**Instructions to follow**
Search the entries for the word "exhausted" and pull out each line that has it.

(Entries taken from a collection)

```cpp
#define CZC_SYNC() cz_wave_sync()
extern "C" __global__ void __launch_bounds__(CZ_WG_THREADS, 1) cz_chain_kernel(cz_batch_args a) {
    __shared__ CzChainShared cs;
    __builtin_amdgcn_s_setprio(3);
    for (uint32_t i = (uint32_t)LANE; i < 36; i += 64) cs.llml[i] = CZ_LL_BASE[i] | ((uint32_t)CZ_LL_BITS[i] << 24);
    for (uint32_t i = (uint32_t)LANE; i < 53; i += 64) cs.llml[40 + i] = CZ_ML_BASE[i] | ((uint32_t)CZ_ML_BITS[i] << 24);
    if (LANE < 2) cs.idle[LANE] = (uint16_t)CZC_E16_IDLE;
    __syncthreads();
    const uint32_t qk = (uint32_t)LANE >> 2, ql = (uint32_t)LANE & 3u;
    const int has_slot = qk < CZC_SLOTS;
    const int owner = has_slot && ql == 0;
    CzChainSlot& sl = cs.slot[has_slot ? qk : 0];
    CzcRole ro;
    ro.ringm8 = sl.ring - 8; ro.tb = cs.idle; ro.sbits = 0;
    ro.m1 = (ql == 1 || ql == 2) ? 0xFF00u : 0u; ro.m2 = ql == 2 ? 0xFF00u : 0u; ro.sh = ql == 3 ? 0u : 9u * ql; ro.lane0 = ql == 0;
    const uint16_t* my_table = ql == 0 ? sl.t_ll : (ql == 1 ? sl.t_ml : sl.t_of);
#ifdef CZ_PROFILE
    unsigned long long cprof[16] = {0, 0, 0, 0, 0, 0, 0, 0, 0, 0, 0, 0, 0, 0, 0, 0}, ct_ = __builtin_amdgcn_s_memtime();
#endif
    uint32_t ndesc = 0, nlarge = 0; for (int c = 0; c < 20; c++) { ndesc += a.scan_ctl[c]; if ((uint32_t)c >= CZ_BIG_BLOCK_CLASS) nlarge += a.scan_ctl[c]; }
    if (ndesc > a.blk_capacity) ndesc = a.blk_capacity;
    if (nlarge > ndesc) nlarge = ndesc;
    const uint32_t list_lo = a.chain_part == 2u ? nlarge : 0u, list_hi = a.chain_part == 1u ? nlarge : ndesc;
    uint32_t* const list_counter = a.chain_part == 2u ? &a.scan_ctl[212] : &a.scan_ctl[64];
    const int publish = a.chain_part == 1u;
    if (list_lo >= list_hi) { if (LANE == 0) atomicAdd(&a.scan_ctl[205], 1u); return; }
    int chain_live = 0, wide = 0, exhausted = 0;
    uint32_t qnseq = 0, done = 0, sbits = 0;
    uintptr_t S = 0, E = 0; intptr_t ring_base = 0, loaded_lo = 0;
    CZ_GLOBAL uint64_t* rec = nullptr;
    uint32_t o_frame = 0, o_nseq = 0, o_mapflags = 0, o_bitoff = 0, o_bad0 = 0; uint64_t o_hdr = 0; int o_have = 0, o_pub = 0;
    CzcLane c; c.E = (uint32_t)CZC_E16_IDLE << 16; c.S = 0; c.u = 0; c.ph = 0; c.w0 = c.w1 = c.w2 = 0; c.slow = 0;
    CzcPre pre;
    for (uint32_t r = 0; r < CZC_PF; r++) pre.v[r] = uint4{0, 0, 0, 0};
    for (;;) {
        if (__ballot(owner && !o_have && !exhausted)) {
            cz_gcptr blk = nullptr; uint32_t bsize = 0, sbody = 0, modes = 0; uint32_t def[3] = {0, 0, 0};
            int got = 0;
            if (owner && !o_have && !exhausted) {
                for (;;) {
                    const uint32_t idx = list_lo + atomicAdd(list_counter, 1u);
                    if (idx >= list_hi) { exhausted = 1; break; }
                    const cz_blk_desc d = a.blk_desc[idx];
                    if (!d.nseq) continue;
                    blk = (cz_gcptr)(a.in_base + a.in_off[d.frame] + d.blk_off); bsize = d.bsize; sbody = d.sbody; modes = d.modes;
                    def[0] = d.def[0]; def[1] = d.def[1]; def[2] = d.def[2];
                    o_frame = d.frame; o_nseq = d.nseq; o_hdr = d.hdr; o_have = 1; got = 1;
                    o_pub = publish && (a.frame_pre[d.frame] & CZ_PRE_WXBIG) != 0u;
                    break;
                }
            }
            {
                const uintptr_t base = (uintptr_t)blk + sbody;
                const uintptr_t bk = (uintptr_t)czc_q0_64((uint64_t)base), Sk = (uintptr_t)czc_q0_64((uint64_t)(uintptr_t)blk), Ek = Sk + czc_q0(bsize);
                CZC_SYNC();
                if (czc_q0((uint32_t)got) && has_slot) for (uint32_t cc = ql; cc < 16; cc += CZC_LPS) *(uint4*)&sl.stage[16 * cc] = czc_load16(bk + 16 * cc, Sk, Ek);
                CZC_SYNC();
            }
            CZC_PROF_ACC(8); CZC_PROF_CNT(13);
            uint32_t binfo = 0; int32_t rles[3] = {-1, -1, -1}; int bad = 0;
            if (got) {
                o_mapflags = 0;
                for (int t = 0; t < 3; t++) if (((modes >> (6 - 2 * t)) & 3) != 3) o_mapflags |= 1u << t;
                bad = czc_parse_tables(blk, bsize, sbody, modes, 7u, sl.stage, 256u, sl.probs, &binfo, rles, &o_bitoff);
            }
            CZC_PROF_ACC(9);
            for (int t = 0; t < 3; t++) {
                const int rep = got && !bad && ((modes >> (6 - 2 * t)) & 3) == 3;
                if (!__ballot(rep)) continue;
                cz_gcptr dblk = nullptr; uint32_t dbsize = 0, dsbody = 0, dmodes = 0;
                if (rep) {
                    if (def[t] >= ndesc) bad = 1;
                    else {
                        const cz_blk_desc dd = a.blk_desc[def[t]];
                        if (dd.frame != o_frame) bad = 1;
                        else { dblk = (cz_gcptr)(a.in_base + a.in_off[dd.frame] + dd.blk_off); dbsize = dd.bsize; dsbody = dd.sbody; dmodes = dd.modes; }
                    }
                }
                const int go = rep && !bad;
                {
                    const uintptr_t base = (uintptr_t)dblk + dsbody;
                    const uintptr_t bk = (uintptr_t)czc_q0_64((uint64_t)base), Sk = (uintptr_t)czc_q0_64((uint64_t)(uintptr_t)dblk), Ek = Sk + czc_q0(dbsize);
                    CZC_SYNC();
                    if (czc_q0((uint32_t)go) && has_slot) for (uint32_t cc = ql; cc < 16; cc += CZC_LPS) *(uint4*)&sl.stage[16 * cc] = czc_load16(bk + 16 * cc, Sk, Ek);
                    CZC_SYNC();
                }
                if (go) { uint32_t dummy; bad = czc_parse_tables(dblk, dbsize, dsbody, dmodes, 1u << t, sl.stage, 256u, sl.probs, &binfo, rles, &dummy); }
            }
            if (got && bad) { got = 0; o_have = 0; a.frame_first[o_frame] = 0; if (o_pub) CZ_ST_AGENT(&a.chain_arena[o_hdr + 3], (uint64_t)2); }
            if (got && a.exec_counter) {
                const uint32_t info = (binfo >> 10) & 0x3FFu, lg = info >> 6, np = (info & 63u) + 1u, n6 = (o_nseq + 63u) >> 6;
                uint32_t nearc = 0, farc = 0;
                if (rles[1] >= 0) { nearc = rles[1] >= 2 && rles[1] <= 13 ? 256u : 0u; farc = rles[1] >= 14 ? 256u : 0u; }
                else if (lg) {
                    for (uint32_t sy = 2; sy < np; sy++) { const int32_t pr = sl.probs[1][sy]; const uint32_t cnt = pr > 0 ? (uint32_t)pr : (pr < 0 ? 1u : 0u); if (sy <= 13u) nearc += cnt; else farc += cnt; }
                    nearc = (nearc << 8) >> lg; farc = (farc << 8) >> lg;
                }
                if (nearc) atomicAdd(a.chain_top + 5, (unsigned long long)nearc * n6);
                if (farc) atomicAdd(a.chain_top + 6, (unsigned long long)farc * n6);
                uint32_t longc = 0;
                for (int t = 0; t < 3; t += 2) {
                    const uint32_t inf = (binfo >> (10 * t)) & 0x3FFu, lgt = inf >> 6, npt = (inf & 63u) + 1u, lim = t == 0 ? 8u : 13u;
                    if (rles[t] >= 0) longc += (uint32_t)rles[t] > lim ? 256u : 0u;
                    else if (lgt) {
                        uint32_t cl = 0;
                        for (uint32_t sy = lim + 1u; sy < npt; sy++) { const int32_t pr = sl.probs[t][sy]; cl += pr > 0 ? (uint32_t)pr : 0u; }
                        longc += (cl << 8) >> lgt;
                    }
                }
                if (longc) atomicAdd(a.chain_top + 7, (unsigned long long)longc * n6);
            }
            CZC_PROF_ACC(10);
            {
                CZC_SYNC();
                int tbad = 0;
                for (unsigned long long need = __ballot(owner && got); need; need &= need - 1) {
                    const int ol = cz_unii(__ffsll((long long)need) - 1);
                    const uint32_t binf = cz_readlane(binfo, ol), mf = cz_readlane(o_mapflags, ol);
                    const uint64_t hk = ((uint64_t)cz_readlane((uint32_t)(o_hdr >> 32), ol) << 32) | cz_readlane((uint32_t)o_hdr, ol);
                    CzChainSlot& bs = cs.slot[(uint32_t)ol >> 2];
                    cz_gptr maps = (cz_gptr)(a.chain_arena + hk + 4);
                    int sbad = 0;
#pragma unroll 1
                    for (uint32_t o = 0; o < 3; o++) {
                        const uint32_t bk = o == 0 ? 0u : (o == 1 ? 2u : 1u);
                        const uint32_t info = (binf >> (10 * bk)) & 0x3FFu;
                        if (!(info >> 6)) continue;
                        uint16_t* table = bk == 0 ? bs.t_ll : (bk == 1 ? bs.t_of : bs.t_ml);
                        uint8_t* symof = bk == 1 ? bs.stage : (uint8_t*)bs.t_of;
                        cz_gptr map = !((mf >> bk) & 1u) ? (cz_gptr)nullptr : (bk == 0 ? maps : (bk == 2 ? maps + 512 : maps + 1024));
                        sbad |= czc_fse_build_wave(table, bs.probs[bk], (info & 63u) + 1u, info >> 6, symof, bs.counters_ml, cs.llml, bk, map);
                        cz_wave_sync();
                    }
                    if (sbad && LANE == ol) tbad = 1;
                }
                CZC_SYNC();
                if (got && tbad) { got = 0; o_have = 0; a.frame_first[o_frame] = 0; if (o_pub) CZ_ST_AGENT(&a.chain_arena[o_hdr + 3], (uint64_t)2); }
                if (got) for (int t = 0; t < 3; t++) if (rles[t] >= 0) {
                    uint16_t* table = t == 0 ? sl.t_ll : (t == 1 ? sl.t_of : sl.t_ml);
                    table[0] = CZC_E16(0u, 0u, t == 1 ? (uint32_t)rles[t] : (cs.llml[(t == 2 ? 40u : 0u) + (uint32_t)rles[t]] >> 24));
                    if ((o_mapflags >> t) & 1u) ((cz_gptr)(a.chain_arena + o_hdr + 4))[t == 0 ? 0 : (t == 2 ? 512 : 1024)] = (uint8_t)rles[t];
                }
                CZC_SYNC();
            }
            CZC_PROF_ACC(11);
            const int qgot = (int)czc_q0((uint32_t)got) && has_slot;
            const uint32_t gn = czc_q0(o_nseq);
            const uintptr_t gblk = (uintptr_t)czc_q0_64((uint64_t)(uintptr_t)blk);
            const uint32_t gbitoff = czc_q0(o_bitoff), gbsize = czc_q0(bsize);
            if (qgot) {
                S = gblk + gbitoff; E = gblk + gbsize; qnseq = gn; done = 0; wide = 0;
                sbits = (uint32_t)(S & (CZC_RING - 1)) * 8u;
                ring_base = (intptr_t)(S & ~(uintptr_t)(CZC_RING - 1));
                const intptr_t hi = (intptr_t)((E + 15) & ~(uintptr_t)15);
                loaded_lo = hi - 256;
                czc_prefetch(pre, 1, hi, S, E);
                czc_commit(sl, 1, hi, loaded_lo, pre);
            }
            CZC_SYNC();
            if (qgot) czc_prefetch(pre, 1, loaded_lo, S, E);
            int32_t u0 = 0; uint32_t st_ll = 0, st_of = 0, st_ml = 0;
            if (got) {
                int32_t p = (int32_t)(E - S) * 8; int skipped = 0;
                o_bad0 = 0;
                for (;;) {
                    const uint32_t b = p > 0 ? (uint32_t)(czc_window(sl, (int32_t)sbits + p) >> 63) : 0; p -= 1; skipped++;
                    if (b == 1 || skipped > 8) break;
                }
                if (skipped > 8) o_bad0 = 1;
                uint32_t stv[3] = {0, 0, 0};
                for (int t = 0; t < 3; t++) {
                    if (rles[t] >= 0) continue;
                    const uint32_t lg = (binfo >> (10 * t + 6)) & 15u;
                    stv[t] = p > 0 ? (uint32_t)(czc_window(sl, (int32_t)sbits + p) >> (64 - lg)) : 0; p -= (int32_t)lg;
                }
                st_ll = stv[0]; st_of = stv[1]; st_ml = stv[2];
                if (p < 0) o_bad0 = 1;
                u0 = (int32_t)sbits + p;
            }
            {
                const uint32_t qll = czc_q0(st_ll), qml = czc_q0(st_ml), qof = czc_q0(st_of), qu = czc_q0((uint32_t)u0);
                const uint64_t qh = czc_q0_64(o_hdr);
                if (qgot) {
                    c.u = (int32_t)qu; c.slow = 0; ro.sbits = sbits;
                    c.S = ql == 0 ? qll : (ql == 1 ? qml : (ql == 2 ? qof : 0u));
                    if (ql == 3) { ro.tb = cs.idle; c.S = 0; } else ro.tb = my_table;
                    c.E = (uint32_t)ro.tb[c.S] << 16;
                    czc_ring_words(c, ro);
                    rec = (CZ_GLOBAL uint64_t*)(a.chain_arena + qh + 4 + CZC_MAP_WORDS);
                    chain_live = 1;
                }
            }
            CZC_PROF_ACC(1);
        }
        if (!__ballot(chain_live)) { if (!__ballot(owner && !exhausted)) break; continue; }
        {
            const int32_t uq = (int32_t)czc_qp<CZC_QP(0, 0, 0, 0)>((uint32_t)c.u);
            const intptr_t curb = ring_base + ((uq > 0 ? uq - 1 : 0) >> 3);
            const int need = chain_live && (curb - (intptr_t)CZC_NEED < loaded_lo);
            if (__ballot(need)) {
                intptr_t new_lo = chain_live ? ((curb - (intptr_t)(CZC_RING - 4) + 15) & ~(intptr_t)15) : loaded_lo;
                if (new_lo > loaded_lo) new_lo = loaded_lo;
                if (new_lo < loaded_lo - 256) new_lo = loaded_lo - 256;
                CZC_SYNC();
                czc_commit(sl, chain_live, loaded_lo, new_lo, pre);
                loaded_lo = new_lo;
                CZC_SYNC();
                czc_prefetch(pre, chain_live, loaded_lo, S, E);
                if (chain_live) czc_ring_words(c, ro);
                CZC_PROF_ACC(2); CZC_PROF_CNT(5);
            }
        }
        {
            const uint32_t left = qnseq - done;
            const int tail = __ballot(chain_live && left <= CZC_STEPS) != 0;
            int ran_asm = 0;
            (void)tail; (void)wide;
#if defined(__HIP_DEVICE_COMPILE__)
            if (!tail && !(a.debug_flags & CZ_DEBUG_CHAIN_CPP_STEP)) {
                CZ_GLOBAL uint64_t* rp = chain_live && ql < 3 ? rec + done : (CZ_GLOBAL uint64_t*)(a.chain_arena + 8);
                if (!__ballot(chain_live && wide)) {
                    const CzcLane sv = c;
                    c.slow = 0;
#ifdef CZC_EXP_OLD_STEP
                    czc_group_asm(c, ro, rp);
#else
                    czc_group_asm2(c, ro, rp);
#endif
                    const int hit = chain_live && ql < 3 && c.slow > 32;
                    if (__ballot(hit)) { wide |= (int)czc_q0((uint32_t)hit); c = sv; }
                }
                if (__ballot(chain_live && wide)) czc_group_asm_wide(c, ro, rp);
                if (chain_live) done += CZC_STEPS;
                ran_asm = 1;
            }
#endif
            if (!ran_asm) {
                const uint32_t steps = !chain_live ? 0u : (left < CZC_WIDE_STEPS ? left : CZC_WIDE_STEPS);
                for (uint32_t i = 0; i < CZC_WIDE_STEPS; i++) czc_step(c, ro, rec + done + i, i < steps, done + i + 1 == qnseq, ql == 0);
                done += steps;
            }
            CZC_PROF_ACC(3); CZC_PROF_CNT(6);
        }
        if (__ballot(chain_live && done >= qnseq)) {
            const int fin = chain_live && done >= qnseq;
            int fbad = 0;
            if (fin && owner) {
                fbad = o_bad0 || c.u - (int32_t)sbits != 0;
                if (fbad) a.frame_first[o_frame] = 0;
                else { uint64_t* h = a.chain_arena + o_hdr; h[0] = ((uint64_t)o_nseq << 32) | o_mapflags; h[1] = o_bitoff; if (!o_pub) h[3] = 0; }
                o_have = 0;
            }
            if (__ballot(fin && owner && o_pub)) {
                CZ_RELEASE_AGENT();
                if (fin && owner && o_pub) CZ_ST_AGENT(&a.chain_arena[o_hdr + 3], (uint64_t)(fbad ? 2 : 1));
            }
            if (fin) { chain_live = 0; wide = 0; ro.tb = cs.idle; c.S = 0; c.E = (uint32_t)CZC_E16_IDLE << 16; }
            CZC_PROF_ACC(4);
        }
    }
#ifdef CZ_PROFILE
    if (LANE == 0 && a.prof) { for (int i = 0; i < 8; i++) atomicAdd(&a.prof[32 + i], cprof[i]); for (int i = 8; i < 14; i++) atomicAdd(&a.prof[50 + i - 8], cprof[i]); }
#endif
    if (LANE == 0) atomicAdd(&a.scan_ctl[205], 1u);
}
```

**Exercise answer**
    int chain_live = 0, wide = 0, exhausted = 0;
        if (__ballot(owner && !o_have && !exhausted)) {
            if (owner && !o_have && !exhausted) {
                    if (idx >= list_hi) { exhausted = 1; break; }
        if (!__ballot(chain_live)) { if (!__ballot(owner && !exhausted)) break; continue; }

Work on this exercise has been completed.